All have sinned How does the apostle mean that all have sinned? Theologians have replied, All have sinned in Adam. But no such phrase as sinned in Adam occurs in Scripture. The phrase In Adam all die does occur. This does not mean, however, that any man’s body or person was physically, materially, or morally present, or so incorporated in the body of Adam as to expire with him when he expired. No more was any person present in Adam to eat the forbidden fruit when he ate. Every man dies conceptually in the first mortal man, just as every lion dies in the first mortal lion; that is, by being subjected to death by the law of likeness to the primal progenitor. The first lion was the representative lion, in whose likeness every descended lion would roar, devour, and die; and so in him all the lion race die. Adam, separated by sin from the Holy Spirit, was a naturally disposed sinner, and, shut from the tree of life, a natural mortal; and so by the law of descent his posterity are naturally disposed sinners, and both naturally and penally mortal.

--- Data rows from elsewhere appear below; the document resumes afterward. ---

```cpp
static int setup_eval1(grape_plan *p) {
    const grape_proj::SectorHead &H = p->SH;
    if (p->ncls != 2 || (long)p->max_batch > kEval1MaxBatch || (p->P.opts & GRAPE_OPT_NO_EVAL1)) return GRAPE_OK;
    int pa, pb;
    walk_pair_order(p, &pa, &pb);
    const DevProblem &A = p->Ps[pa], &Bq = p->Ps[pb];
    if (!grape_walk::pair_ok(A, Bq) || !grape_eval1::eligible(A, Bq, H)) return GRAPE_OK;
    if (p->mem.alloc(&p->d_e1_Et, (size_t)A.D * A.D + 8) != hipSuccess ||
        p->mem.alloc(&p->d_e1_scr, (size_t)2 * 2 * 16) != hipSuccess)
        return fail(GRAPE_ERR_ALLOC, "device allocation failed (eval1)");
    const hipError_t e = grape_eval1::prepare(A, Bq, p->d_e1_Et, p->d_e1_Et + (size_t)A.D * A.D, p->d_e1_scr, p->stream);
    if (e != hipSuccess || hipStreamSynchronize(p->stream) != hipSuccess)
        return fail(GRAPE_ERR_HIP, "eval1 preparation failed");
    p->e1 = true;
    p->e1_pa = pa;
    const size_t tb = grape_eval1::tab_bytes(A, Bq, H);
    if (p->mem.alloc(&p->d_e1_tab, std::max<size_t>(tb, 16)) != hipSuccess)
        return fail(GRAPE_ERR_ALLOC, "device allocation failed (eval1)");
    if (grape_eval1::tab_build(eval1_args(p, nullptr, nullptr, nullptr), p->d_e1_tab, p->stream) != hipSuccess ||
        hipStreamSynchronize(p->stream) != hipSuccess)
        return fail(GRAPE_ERR_HIP, "eval1 table build failed");
    const char *tr = std::getenv("GRAPE_EVAL1_TRACE");
    if (tr && tr[0] == '1' &&
        (hipHostMalloc(reinterpret_cast<void **>(&p->e1_trace), 32 * sizeof(long long), hipHostMallocDefault) != hipSuccess ||
         hipHostGetDevicePointer(reinterpret_cast<void **>(&p->e1_trace_d), p->e1_trace, 0) != hipSuccess))
        return fail(GRAPE_ERR_ALLOC, "eval1 trace buffer");
    return GRAPE_OK;
}

static int setup_sectors(PlanBuild &b) {
// ... 62 lines not shown
```

### robustgrape_amd/csrc/grape_projector.hip

```cpp
#include "grape_kernels.hpp"
#include "grape_projector_api.hpp"

namespace grape_proj {

namespace {

using grape::cd;
using grape::cadd, grape::csub, grape::cscale, grape::cmul, grape::cconj;
constexpr int BLOCK = 256;

template <bool H>
__device__ __forceinline__ cd el(const cd *X, int D, int i, int l) {
    return H ? cconj(X[(size_t)l * D + i]) : X[(size_t)i * D + l];
}
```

But when the apostle declares that all have sinned, he declares not merely the natural disposition, but the actual sinning of all. Our view is this: The aorist or past tense, here used of the word sinned, does in this epistle often imply a general certain fact or state of facts. So it is used in Romans 3:23; Romans 9:22-23; Romans 8:29-30, (where see notes,) where justified and glorified express a uniform general fact in the same tense. And it is so regularly used throughout this very passage, 12-21. Romans 5:15, Hath abounded, essentially means always abounds and always will abound; 17, Death reigned; 21, Sin hath reigned, express permanent, universal facts. The clause all have sinned, therefore, means just the same as all sin thus stating a fact which (allowing for volitional freedom) is as uniform as a law of nature. Now such a uniform law of nature, however generally stated, takes effect only in those circumstances or conditions which allow it possible. Thus “water runs,” that is, such is the nature of water if gravitation permit. “Lead melts,” that is, when the temperature allows. “All men sin” such is their nature when their probation presents itself. Such being their normal action, such must be their permanent nature. And infants are of the same nature, they needing only the possible conditions for actual sinning. The sentence of universal death must stand, therefore, because in the divine view men are by nature universal sinners. Not because they literally sinned in Adam; not because Adam’s personal sin is imputed to them, but because such is their nature that in this scene of probation, hemmed in with temptations on all sides, sooner or later they will sin; and of whatever act a being is the normal, if not absolutely universal, performer, of that he is normally called the doer; if of sin, then a sinner.
The aoristic character of the verbs we have quoted is preserved by the writer’s being considered as assuming his standpoint at the close of the whole series of transactions they express. Standing at the finale of all probationary history, he recognises that all sinned when the lengthened trial came. (For the reconciliation of volitional freedom with this universality of sin see WILL, pp. 338-343.)
In Romans 5:12 the apostle states one side of the comparison, but he does not state the other side until Romans 5:18. What intervenes may be considered logically parenthetic. To obtain the gist of the parallel, Romans 5:12; Romans 5:18 may be read together.
The Adamic side of the comparison the apostle assumes on the admitted authority of Genesis. The purpose of the parallel is, (1.) To show the illustrious place of Christ in the history of our world. (2.) To show that justification by Christ extends beyond mere Judaism, and embraces the race. (3.) To show that the redemption more than repairs the fall.